**GOAL OF THE EXERCISE**
All lines below containing "left" are to be listed.

Saved data entries
########################################

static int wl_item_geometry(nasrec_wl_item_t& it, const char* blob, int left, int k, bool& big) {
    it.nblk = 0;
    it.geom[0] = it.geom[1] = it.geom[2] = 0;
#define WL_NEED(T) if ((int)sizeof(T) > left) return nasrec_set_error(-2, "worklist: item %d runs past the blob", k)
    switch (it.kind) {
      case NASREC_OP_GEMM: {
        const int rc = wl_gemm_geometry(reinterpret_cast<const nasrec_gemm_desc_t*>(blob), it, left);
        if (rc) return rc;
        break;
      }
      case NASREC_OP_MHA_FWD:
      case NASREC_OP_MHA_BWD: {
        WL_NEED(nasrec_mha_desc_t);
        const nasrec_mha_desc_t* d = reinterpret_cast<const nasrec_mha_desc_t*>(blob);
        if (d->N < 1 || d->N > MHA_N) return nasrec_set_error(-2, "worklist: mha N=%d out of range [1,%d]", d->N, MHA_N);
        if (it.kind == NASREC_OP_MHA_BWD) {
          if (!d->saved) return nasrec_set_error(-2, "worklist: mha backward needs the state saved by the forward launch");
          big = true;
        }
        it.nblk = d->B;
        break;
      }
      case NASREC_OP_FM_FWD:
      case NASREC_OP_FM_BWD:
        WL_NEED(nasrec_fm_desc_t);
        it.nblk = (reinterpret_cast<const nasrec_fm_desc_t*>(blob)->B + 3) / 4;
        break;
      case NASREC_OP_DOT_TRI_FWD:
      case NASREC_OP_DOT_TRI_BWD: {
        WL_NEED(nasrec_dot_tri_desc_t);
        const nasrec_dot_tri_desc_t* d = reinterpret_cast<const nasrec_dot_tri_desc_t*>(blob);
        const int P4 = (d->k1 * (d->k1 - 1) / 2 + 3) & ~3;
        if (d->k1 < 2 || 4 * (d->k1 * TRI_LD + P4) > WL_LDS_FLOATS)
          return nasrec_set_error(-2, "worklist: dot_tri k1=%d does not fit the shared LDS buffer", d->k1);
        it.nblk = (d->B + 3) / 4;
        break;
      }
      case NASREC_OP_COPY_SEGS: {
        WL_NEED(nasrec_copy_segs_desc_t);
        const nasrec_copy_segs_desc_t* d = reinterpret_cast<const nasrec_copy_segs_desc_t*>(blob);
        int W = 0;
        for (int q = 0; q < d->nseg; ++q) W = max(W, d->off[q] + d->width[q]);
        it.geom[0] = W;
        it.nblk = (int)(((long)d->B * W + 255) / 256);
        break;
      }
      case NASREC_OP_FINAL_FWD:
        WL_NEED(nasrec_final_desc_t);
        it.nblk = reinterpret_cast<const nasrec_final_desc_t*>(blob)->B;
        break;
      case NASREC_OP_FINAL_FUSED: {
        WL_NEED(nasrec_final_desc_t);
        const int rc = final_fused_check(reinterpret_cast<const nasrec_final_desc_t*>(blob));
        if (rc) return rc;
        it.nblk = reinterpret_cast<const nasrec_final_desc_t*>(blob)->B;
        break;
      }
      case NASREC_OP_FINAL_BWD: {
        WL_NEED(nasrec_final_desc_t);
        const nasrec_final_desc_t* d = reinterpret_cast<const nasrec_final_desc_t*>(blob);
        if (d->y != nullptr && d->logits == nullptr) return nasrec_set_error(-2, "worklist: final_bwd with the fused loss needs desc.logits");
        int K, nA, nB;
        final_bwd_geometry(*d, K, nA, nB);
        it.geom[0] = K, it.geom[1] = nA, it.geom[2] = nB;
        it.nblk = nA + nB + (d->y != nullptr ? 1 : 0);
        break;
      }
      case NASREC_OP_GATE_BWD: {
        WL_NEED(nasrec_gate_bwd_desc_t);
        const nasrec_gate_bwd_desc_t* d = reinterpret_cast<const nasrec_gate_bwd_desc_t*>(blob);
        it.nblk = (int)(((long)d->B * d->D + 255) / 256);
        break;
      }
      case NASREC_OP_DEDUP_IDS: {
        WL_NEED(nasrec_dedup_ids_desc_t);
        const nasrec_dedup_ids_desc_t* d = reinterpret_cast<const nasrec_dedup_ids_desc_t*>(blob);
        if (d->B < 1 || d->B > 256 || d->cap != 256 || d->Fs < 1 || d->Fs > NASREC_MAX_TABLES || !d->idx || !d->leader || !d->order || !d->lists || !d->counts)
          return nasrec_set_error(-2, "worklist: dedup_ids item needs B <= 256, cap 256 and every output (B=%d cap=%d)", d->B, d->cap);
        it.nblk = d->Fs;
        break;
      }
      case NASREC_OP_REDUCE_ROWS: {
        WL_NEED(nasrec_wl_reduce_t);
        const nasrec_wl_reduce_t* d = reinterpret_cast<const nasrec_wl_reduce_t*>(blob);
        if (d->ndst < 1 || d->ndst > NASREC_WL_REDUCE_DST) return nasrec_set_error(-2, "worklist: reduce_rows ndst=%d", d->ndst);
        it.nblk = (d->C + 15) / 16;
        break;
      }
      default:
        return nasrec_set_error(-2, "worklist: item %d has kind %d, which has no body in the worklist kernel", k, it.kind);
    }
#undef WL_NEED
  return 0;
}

########################################

**RESULT OF THE TASK**
static int wl_item_geometry(nasrec_wl_item_t& it, const char* blob, int left, int k, bool& big) {
#define WL_NEED(T) if ((int)sizeof(T) > left) return nasrec_set_error(-2, "worklist: item %d runs past the blob", k)
        const int rc = wl_gemm_geometry(reinterpret_cast<const nasrec_gemm_desc_t*>(blob), it, left);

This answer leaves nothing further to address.